**Problem statement**
Return every line in the entries below where the word "bool" shows up.

**Data in this exercise**
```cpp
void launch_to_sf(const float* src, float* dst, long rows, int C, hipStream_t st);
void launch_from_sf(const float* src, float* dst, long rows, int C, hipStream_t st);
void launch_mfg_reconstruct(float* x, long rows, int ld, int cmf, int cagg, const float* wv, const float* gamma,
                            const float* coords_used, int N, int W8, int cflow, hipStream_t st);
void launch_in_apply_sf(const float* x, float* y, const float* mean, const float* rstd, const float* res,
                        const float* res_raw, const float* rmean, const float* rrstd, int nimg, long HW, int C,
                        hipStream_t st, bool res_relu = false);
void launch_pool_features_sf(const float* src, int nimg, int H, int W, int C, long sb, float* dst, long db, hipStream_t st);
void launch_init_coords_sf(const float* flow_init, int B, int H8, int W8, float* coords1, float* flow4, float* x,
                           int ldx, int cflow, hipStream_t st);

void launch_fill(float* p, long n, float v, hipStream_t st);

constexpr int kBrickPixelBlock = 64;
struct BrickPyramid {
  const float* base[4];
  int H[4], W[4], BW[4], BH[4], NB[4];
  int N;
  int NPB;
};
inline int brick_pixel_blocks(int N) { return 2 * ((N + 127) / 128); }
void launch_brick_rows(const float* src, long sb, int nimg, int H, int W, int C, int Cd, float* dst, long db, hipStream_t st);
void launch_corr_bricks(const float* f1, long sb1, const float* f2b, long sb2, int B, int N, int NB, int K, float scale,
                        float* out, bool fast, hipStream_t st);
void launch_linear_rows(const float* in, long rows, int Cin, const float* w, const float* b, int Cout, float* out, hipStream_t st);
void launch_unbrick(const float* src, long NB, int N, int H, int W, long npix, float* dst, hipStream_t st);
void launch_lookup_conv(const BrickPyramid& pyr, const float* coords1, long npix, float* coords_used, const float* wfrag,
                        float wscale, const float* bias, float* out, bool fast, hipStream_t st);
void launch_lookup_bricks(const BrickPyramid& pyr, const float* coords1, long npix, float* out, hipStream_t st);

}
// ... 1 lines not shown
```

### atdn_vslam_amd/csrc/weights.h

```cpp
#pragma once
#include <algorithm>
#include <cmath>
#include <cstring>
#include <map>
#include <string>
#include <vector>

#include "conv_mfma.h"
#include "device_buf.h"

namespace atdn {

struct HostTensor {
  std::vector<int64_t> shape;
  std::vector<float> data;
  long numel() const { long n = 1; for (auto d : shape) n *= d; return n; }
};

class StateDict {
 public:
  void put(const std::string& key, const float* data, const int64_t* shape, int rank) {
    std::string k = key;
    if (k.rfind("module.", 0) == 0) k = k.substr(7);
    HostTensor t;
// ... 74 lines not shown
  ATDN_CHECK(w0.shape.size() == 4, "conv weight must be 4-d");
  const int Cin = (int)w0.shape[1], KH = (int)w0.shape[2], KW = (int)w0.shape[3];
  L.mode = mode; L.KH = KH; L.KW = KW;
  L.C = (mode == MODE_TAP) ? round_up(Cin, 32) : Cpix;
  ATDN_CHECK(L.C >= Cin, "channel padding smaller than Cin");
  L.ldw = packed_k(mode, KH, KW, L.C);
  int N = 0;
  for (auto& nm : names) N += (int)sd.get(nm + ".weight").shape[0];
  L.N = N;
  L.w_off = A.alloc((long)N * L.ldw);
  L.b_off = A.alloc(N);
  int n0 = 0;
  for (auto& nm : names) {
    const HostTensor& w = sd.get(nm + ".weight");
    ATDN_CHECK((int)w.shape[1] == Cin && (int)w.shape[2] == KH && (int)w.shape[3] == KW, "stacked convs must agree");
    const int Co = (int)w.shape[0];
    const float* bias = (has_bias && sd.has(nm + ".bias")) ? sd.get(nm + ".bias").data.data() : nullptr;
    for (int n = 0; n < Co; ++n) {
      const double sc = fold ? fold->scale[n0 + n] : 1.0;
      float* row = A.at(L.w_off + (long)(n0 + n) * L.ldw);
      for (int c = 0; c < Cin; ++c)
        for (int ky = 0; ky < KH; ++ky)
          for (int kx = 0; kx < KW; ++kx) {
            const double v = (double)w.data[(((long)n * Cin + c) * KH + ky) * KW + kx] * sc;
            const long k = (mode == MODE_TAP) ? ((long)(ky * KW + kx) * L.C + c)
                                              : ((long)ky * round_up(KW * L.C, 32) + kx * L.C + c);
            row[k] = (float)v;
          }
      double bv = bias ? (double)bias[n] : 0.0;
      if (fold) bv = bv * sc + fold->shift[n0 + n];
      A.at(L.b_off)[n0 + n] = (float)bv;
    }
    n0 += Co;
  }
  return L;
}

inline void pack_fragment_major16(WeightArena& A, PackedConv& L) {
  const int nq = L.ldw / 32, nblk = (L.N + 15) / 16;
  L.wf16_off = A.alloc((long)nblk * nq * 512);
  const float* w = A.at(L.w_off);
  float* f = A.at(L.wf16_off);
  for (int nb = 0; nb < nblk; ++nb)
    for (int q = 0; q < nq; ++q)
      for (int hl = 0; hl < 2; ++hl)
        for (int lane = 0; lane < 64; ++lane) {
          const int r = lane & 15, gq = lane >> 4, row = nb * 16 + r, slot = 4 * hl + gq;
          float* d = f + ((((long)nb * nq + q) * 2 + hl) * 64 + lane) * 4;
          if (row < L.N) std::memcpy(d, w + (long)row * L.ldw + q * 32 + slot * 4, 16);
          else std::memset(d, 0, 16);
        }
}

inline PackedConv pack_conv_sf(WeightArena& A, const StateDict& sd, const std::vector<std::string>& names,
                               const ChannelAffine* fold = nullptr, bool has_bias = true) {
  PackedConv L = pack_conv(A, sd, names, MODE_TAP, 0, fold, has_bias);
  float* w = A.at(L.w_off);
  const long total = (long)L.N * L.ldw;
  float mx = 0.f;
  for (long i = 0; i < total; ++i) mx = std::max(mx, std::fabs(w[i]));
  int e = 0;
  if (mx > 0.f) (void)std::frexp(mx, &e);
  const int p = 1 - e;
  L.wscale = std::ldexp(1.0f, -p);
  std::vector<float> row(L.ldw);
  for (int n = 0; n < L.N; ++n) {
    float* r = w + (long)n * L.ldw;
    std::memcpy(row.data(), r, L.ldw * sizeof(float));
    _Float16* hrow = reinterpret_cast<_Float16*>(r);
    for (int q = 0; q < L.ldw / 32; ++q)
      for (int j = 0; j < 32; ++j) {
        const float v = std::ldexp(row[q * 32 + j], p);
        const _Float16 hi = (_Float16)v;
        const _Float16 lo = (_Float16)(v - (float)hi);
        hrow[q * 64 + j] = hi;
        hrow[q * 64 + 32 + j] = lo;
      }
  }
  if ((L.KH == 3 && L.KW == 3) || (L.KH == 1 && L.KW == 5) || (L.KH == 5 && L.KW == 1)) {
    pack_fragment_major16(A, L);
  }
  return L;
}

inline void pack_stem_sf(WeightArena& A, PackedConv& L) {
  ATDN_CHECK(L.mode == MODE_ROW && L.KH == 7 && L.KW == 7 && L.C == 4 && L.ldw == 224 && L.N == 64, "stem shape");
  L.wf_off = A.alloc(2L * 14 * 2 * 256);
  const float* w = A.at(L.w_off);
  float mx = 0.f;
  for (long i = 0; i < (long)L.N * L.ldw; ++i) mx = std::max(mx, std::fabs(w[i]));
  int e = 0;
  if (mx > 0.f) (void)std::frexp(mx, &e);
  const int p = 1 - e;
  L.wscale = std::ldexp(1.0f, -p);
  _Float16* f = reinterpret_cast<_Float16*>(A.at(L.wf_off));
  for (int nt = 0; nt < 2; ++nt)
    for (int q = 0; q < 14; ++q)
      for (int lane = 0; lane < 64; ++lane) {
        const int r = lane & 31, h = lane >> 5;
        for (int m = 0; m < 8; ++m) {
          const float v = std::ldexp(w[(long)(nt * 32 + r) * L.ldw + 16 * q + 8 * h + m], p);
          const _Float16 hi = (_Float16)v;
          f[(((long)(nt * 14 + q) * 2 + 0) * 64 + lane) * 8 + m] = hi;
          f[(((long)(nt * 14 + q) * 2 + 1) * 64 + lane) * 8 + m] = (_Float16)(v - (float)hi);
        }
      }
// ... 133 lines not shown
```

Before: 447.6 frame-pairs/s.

**Reply to the task**
                        hipStream_t st, bool res_relu = false);
                        float* out, bool fast, hipStream_t st);
                        float wscale, const float* bias, float* out, bool fast, hipStream_t st);
                               const ChannelAffine* fold = nullptr, bool has_bias = true) {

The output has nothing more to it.